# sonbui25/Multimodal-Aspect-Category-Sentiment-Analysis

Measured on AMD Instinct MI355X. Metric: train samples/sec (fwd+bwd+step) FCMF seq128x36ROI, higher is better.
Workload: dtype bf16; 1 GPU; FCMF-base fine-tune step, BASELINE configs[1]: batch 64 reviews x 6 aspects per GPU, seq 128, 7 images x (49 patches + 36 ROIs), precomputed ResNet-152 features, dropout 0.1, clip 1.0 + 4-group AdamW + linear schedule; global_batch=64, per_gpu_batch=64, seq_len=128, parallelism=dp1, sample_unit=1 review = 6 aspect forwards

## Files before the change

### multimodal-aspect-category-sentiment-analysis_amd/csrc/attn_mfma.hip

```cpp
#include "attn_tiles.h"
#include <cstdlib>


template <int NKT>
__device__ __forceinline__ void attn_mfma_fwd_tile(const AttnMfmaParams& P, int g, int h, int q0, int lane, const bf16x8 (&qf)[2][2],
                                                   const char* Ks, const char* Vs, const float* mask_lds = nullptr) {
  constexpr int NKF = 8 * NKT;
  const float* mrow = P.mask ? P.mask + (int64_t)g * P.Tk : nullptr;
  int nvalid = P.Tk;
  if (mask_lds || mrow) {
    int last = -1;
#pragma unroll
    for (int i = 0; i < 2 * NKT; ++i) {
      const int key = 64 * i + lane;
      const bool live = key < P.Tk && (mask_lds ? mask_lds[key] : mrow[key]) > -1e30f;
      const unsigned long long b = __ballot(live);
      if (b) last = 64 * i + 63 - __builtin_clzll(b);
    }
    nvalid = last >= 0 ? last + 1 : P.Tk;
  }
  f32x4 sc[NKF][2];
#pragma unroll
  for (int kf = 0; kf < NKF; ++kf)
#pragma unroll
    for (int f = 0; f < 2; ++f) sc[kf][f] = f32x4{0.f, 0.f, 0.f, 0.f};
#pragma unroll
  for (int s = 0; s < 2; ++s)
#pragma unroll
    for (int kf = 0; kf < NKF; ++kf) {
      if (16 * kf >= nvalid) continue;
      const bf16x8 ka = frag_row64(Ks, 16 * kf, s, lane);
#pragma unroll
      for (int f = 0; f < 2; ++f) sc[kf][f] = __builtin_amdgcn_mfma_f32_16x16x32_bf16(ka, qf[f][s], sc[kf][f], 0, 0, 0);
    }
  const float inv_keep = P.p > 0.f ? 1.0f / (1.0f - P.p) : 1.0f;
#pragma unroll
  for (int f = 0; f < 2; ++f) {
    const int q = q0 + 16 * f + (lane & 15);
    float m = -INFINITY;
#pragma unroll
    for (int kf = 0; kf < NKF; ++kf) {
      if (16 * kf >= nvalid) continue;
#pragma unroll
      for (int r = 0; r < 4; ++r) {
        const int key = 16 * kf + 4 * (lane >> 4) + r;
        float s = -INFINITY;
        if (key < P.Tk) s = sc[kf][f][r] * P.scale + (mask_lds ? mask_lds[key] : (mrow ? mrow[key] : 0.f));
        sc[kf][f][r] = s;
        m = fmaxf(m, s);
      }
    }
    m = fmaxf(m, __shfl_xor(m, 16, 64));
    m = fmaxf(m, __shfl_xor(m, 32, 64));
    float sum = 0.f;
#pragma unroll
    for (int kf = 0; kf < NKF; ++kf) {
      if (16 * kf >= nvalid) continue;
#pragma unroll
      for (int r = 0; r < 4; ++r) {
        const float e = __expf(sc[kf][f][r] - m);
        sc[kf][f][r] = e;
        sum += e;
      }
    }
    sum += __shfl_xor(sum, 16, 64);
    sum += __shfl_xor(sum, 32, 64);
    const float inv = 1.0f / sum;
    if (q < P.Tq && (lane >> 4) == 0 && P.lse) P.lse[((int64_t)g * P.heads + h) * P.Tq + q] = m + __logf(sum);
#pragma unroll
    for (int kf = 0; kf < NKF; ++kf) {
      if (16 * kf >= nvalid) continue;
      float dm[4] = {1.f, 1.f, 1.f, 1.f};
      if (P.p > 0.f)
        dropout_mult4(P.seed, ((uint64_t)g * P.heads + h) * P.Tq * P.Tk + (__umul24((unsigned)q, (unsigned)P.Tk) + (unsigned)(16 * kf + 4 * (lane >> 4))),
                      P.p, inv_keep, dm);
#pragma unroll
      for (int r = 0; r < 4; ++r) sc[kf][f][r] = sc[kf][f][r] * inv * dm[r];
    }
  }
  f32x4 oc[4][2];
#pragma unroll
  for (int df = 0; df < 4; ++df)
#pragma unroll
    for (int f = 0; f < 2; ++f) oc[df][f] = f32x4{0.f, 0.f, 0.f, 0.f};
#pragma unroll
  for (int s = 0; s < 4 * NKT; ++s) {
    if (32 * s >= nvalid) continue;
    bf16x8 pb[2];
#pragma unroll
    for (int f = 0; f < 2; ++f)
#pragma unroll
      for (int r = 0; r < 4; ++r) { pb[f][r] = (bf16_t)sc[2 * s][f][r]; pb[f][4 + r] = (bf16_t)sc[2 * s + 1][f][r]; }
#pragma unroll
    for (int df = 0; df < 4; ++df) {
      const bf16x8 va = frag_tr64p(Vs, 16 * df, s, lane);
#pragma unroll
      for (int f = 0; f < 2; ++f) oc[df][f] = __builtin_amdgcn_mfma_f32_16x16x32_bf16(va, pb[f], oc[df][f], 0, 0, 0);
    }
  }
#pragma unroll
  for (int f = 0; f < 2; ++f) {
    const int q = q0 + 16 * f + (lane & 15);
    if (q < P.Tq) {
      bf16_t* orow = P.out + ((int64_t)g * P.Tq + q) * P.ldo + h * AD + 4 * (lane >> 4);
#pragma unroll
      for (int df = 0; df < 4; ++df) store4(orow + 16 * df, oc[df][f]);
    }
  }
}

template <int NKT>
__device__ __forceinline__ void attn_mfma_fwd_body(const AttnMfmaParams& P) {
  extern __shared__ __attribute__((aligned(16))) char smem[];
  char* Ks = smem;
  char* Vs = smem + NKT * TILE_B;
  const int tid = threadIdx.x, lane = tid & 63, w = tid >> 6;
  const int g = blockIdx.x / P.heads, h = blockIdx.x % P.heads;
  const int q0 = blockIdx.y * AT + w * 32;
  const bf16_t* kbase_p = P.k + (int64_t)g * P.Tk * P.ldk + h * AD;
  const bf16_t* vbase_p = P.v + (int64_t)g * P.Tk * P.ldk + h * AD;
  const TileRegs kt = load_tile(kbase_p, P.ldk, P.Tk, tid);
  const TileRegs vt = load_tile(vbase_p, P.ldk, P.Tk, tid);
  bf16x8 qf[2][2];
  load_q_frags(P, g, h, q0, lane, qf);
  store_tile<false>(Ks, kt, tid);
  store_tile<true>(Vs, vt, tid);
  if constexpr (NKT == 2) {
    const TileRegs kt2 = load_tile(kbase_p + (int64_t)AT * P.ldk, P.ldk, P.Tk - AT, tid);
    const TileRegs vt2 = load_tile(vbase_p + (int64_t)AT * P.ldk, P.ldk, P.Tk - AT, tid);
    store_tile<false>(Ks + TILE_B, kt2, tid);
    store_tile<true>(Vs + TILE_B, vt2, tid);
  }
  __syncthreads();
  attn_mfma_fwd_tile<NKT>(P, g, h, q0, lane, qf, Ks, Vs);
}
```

--

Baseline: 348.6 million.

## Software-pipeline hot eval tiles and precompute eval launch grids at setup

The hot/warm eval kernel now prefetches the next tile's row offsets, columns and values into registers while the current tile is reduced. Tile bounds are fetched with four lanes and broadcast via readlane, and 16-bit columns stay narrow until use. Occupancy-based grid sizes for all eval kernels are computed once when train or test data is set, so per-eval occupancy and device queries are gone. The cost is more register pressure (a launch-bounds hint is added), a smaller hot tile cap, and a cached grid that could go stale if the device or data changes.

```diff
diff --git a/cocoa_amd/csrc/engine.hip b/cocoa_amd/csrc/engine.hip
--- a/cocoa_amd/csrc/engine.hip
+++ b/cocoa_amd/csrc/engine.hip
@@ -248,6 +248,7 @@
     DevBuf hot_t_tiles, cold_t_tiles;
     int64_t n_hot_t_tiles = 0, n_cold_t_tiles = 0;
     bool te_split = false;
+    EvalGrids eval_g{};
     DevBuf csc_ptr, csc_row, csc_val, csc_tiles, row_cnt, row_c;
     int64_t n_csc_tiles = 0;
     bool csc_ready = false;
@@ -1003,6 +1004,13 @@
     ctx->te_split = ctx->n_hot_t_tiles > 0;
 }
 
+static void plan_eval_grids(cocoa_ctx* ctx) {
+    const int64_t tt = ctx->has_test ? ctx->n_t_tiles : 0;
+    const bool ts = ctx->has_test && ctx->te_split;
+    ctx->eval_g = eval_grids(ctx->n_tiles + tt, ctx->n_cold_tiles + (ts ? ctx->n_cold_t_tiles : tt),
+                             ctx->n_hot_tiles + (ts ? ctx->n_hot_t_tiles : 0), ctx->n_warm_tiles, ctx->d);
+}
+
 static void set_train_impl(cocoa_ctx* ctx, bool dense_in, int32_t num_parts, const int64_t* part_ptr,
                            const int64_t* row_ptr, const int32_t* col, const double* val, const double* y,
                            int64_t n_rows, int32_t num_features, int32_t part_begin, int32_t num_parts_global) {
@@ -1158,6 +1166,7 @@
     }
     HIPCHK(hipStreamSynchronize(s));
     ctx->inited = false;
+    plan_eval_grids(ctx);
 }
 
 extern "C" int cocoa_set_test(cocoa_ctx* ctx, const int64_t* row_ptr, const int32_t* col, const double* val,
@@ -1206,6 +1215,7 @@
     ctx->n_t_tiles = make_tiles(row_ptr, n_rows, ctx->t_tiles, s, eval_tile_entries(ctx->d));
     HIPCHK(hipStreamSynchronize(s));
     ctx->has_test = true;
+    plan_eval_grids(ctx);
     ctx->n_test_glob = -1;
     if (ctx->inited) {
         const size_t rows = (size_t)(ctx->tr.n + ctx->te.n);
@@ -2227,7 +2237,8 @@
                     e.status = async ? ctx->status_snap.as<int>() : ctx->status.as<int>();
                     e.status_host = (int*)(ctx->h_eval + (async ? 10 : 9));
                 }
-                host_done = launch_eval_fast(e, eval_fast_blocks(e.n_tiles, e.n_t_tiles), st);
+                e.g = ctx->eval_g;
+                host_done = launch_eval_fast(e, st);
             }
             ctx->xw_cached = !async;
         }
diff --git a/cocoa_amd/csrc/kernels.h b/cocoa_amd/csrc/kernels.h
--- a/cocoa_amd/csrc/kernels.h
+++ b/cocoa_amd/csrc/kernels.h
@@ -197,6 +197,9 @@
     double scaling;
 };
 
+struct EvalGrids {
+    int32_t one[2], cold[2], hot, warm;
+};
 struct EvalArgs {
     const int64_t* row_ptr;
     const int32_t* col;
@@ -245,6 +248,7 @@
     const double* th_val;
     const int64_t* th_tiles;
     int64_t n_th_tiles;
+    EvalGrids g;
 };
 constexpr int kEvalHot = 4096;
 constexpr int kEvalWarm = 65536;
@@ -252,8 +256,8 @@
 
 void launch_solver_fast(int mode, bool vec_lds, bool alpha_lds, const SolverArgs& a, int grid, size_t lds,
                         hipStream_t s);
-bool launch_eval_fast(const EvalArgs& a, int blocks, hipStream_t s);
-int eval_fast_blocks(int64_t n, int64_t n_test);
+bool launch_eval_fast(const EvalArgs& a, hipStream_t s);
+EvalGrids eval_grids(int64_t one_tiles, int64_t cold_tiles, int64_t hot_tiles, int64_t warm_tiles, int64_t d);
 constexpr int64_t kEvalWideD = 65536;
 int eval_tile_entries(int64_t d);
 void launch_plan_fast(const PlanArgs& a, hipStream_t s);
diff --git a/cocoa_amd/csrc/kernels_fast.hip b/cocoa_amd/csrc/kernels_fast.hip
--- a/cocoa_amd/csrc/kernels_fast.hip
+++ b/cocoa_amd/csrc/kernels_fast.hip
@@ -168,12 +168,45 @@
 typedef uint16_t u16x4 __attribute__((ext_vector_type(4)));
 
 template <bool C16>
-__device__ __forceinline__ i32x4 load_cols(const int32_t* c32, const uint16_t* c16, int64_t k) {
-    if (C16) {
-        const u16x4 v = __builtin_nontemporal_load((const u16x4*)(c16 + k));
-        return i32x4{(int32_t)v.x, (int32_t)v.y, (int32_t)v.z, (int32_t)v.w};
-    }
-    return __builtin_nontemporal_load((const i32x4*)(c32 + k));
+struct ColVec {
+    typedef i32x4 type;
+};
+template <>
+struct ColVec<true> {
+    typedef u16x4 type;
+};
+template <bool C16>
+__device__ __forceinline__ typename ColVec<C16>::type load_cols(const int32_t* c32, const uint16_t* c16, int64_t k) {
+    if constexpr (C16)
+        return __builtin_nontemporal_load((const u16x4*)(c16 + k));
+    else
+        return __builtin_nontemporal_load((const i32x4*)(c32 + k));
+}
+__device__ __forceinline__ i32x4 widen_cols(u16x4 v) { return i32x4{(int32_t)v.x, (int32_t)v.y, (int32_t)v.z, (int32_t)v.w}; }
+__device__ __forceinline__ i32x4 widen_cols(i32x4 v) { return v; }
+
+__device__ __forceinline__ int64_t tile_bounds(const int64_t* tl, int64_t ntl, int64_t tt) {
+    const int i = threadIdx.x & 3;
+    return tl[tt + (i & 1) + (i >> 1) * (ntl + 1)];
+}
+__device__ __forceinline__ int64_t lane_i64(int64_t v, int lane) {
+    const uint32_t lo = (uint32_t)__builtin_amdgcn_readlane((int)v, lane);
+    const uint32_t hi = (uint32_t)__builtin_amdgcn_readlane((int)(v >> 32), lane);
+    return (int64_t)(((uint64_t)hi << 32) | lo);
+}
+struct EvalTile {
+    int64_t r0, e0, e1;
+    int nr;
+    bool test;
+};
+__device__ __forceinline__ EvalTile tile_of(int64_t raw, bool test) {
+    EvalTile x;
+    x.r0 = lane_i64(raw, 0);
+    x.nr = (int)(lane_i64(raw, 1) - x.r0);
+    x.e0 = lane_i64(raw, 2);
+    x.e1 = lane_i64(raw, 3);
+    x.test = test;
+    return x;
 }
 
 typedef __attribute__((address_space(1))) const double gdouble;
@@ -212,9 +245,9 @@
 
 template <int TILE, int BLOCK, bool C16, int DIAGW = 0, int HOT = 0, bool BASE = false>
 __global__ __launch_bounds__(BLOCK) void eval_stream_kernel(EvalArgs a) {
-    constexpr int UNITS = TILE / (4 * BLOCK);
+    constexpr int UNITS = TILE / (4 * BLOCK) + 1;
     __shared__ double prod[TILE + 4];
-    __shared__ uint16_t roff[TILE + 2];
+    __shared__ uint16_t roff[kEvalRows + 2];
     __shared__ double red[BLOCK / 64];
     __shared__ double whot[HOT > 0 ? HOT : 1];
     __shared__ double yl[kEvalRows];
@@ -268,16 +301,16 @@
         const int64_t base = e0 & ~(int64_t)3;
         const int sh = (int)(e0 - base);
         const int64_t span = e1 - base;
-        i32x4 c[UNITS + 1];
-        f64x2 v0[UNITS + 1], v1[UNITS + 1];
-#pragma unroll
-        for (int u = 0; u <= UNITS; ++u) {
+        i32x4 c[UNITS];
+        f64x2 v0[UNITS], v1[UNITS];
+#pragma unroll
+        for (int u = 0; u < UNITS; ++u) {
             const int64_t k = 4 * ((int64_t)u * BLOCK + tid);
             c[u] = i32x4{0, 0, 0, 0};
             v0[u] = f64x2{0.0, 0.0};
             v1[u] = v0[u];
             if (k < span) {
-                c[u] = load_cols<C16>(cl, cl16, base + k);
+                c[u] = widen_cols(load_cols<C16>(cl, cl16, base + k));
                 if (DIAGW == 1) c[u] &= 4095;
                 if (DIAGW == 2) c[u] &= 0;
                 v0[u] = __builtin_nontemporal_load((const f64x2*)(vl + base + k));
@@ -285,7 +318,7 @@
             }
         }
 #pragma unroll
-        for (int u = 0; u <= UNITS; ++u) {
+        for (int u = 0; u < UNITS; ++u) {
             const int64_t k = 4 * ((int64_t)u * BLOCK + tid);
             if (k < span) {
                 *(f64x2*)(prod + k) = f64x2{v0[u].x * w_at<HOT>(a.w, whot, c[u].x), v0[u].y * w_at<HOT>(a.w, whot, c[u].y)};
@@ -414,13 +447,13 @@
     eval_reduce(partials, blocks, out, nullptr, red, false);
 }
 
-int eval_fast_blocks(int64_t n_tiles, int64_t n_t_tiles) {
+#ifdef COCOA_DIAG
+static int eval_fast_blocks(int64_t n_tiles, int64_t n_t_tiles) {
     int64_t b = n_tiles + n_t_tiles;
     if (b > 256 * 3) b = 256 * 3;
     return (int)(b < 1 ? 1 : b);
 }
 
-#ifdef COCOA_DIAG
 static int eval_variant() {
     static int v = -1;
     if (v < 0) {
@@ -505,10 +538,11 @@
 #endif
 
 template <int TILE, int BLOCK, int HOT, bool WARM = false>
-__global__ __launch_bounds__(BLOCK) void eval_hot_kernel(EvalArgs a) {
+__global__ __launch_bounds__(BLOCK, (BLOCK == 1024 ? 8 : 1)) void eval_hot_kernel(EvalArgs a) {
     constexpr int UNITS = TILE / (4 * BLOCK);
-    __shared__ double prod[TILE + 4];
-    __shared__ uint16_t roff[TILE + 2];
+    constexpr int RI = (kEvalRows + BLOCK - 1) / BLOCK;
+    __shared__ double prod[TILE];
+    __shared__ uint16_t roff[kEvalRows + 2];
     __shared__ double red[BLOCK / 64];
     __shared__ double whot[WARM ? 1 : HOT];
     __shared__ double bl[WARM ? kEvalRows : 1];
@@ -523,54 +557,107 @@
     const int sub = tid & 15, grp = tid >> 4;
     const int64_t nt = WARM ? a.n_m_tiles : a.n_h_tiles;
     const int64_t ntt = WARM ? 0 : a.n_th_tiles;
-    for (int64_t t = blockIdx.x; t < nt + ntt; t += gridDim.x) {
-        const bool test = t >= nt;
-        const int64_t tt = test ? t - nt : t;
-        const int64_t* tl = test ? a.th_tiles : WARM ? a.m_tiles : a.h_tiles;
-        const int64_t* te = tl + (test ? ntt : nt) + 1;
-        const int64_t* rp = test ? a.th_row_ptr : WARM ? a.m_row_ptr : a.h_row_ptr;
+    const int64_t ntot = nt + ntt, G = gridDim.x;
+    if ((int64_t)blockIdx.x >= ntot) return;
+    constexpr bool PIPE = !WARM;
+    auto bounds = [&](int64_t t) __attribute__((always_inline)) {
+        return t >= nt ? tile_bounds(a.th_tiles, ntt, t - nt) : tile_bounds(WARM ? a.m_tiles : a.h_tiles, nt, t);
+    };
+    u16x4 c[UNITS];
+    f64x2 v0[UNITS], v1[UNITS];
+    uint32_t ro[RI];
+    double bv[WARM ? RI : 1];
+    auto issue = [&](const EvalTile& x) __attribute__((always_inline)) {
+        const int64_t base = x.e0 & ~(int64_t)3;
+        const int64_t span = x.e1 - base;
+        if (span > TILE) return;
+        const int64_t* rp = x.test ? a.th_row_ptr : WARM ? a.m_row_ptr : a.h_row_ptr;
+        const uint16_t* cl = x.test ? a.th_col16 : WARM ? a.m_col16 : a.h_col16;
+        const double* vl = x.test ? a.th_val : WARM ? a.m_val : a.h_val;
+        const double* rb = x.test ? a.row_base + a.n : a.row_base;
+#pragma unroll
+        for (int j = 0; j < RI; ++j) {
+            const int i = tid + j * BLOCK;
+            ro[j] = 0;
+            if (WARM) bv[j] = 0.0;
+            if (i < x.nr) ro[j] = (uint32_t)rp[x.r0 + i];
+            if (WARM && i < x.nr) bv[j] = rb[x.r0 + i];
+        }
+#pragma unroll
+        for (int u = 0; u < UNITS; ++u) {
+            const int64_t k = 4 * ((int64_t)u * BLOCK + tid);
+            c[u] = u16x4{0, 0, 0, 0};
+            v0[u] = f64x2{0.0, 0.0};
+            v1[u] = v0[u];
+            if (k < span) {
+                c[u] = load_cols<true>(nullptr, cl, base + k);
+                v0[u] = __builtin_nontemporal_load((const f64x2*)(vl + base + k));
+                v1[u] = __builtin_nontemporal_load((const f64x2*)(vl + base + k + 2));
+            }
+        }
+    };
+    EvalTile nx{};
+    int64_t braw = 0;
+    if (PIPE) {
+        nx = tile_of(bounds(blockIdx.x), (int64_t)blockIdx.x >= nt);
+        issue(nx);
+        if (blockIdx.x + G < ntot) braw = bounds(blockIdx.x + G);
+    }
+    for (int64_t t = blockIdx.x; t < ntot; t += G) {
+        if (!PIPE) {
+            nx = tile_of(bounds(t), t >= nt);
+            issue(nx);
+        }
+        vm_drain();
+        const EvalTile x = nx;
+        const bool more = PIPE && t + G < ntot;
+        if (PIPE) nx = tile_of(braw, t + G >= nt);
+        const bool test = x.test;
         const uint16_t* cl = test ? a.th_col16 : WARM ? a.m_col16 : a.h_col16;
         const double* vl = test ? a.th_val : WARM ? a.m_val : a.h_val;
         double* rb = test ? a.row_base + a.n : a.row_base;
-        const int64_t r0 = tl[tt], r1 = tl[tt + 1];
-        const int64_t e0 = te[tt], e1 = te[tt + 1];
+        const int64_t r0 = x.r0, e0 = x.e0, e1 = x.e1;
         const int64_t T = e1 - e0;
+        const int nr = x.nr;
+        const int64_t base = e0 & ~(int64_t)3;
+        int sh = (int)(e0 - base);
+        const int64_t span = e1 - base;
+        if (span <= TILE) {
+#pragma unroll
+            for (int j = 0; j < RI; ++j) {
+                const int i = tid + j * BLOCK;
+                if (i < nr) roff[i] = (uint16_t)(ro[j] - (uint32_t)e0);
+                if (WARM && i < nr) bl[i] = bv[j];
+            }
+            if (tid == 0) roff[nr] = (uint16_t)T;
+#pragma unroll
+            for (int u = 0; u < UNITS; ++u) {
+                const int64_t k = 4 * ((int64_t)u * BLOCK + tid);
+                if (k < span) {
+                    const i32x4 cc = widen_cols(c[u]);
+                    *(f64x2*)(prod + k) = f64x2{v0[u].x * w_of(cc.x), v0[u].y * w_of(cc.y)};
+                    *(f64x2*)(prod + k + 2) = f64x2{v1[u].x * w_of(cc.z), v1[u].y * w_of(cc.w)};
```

Exercise brief >> Across the listing, how many lines hold the word "char"? Please state that number only.

Solution to the problem >> 4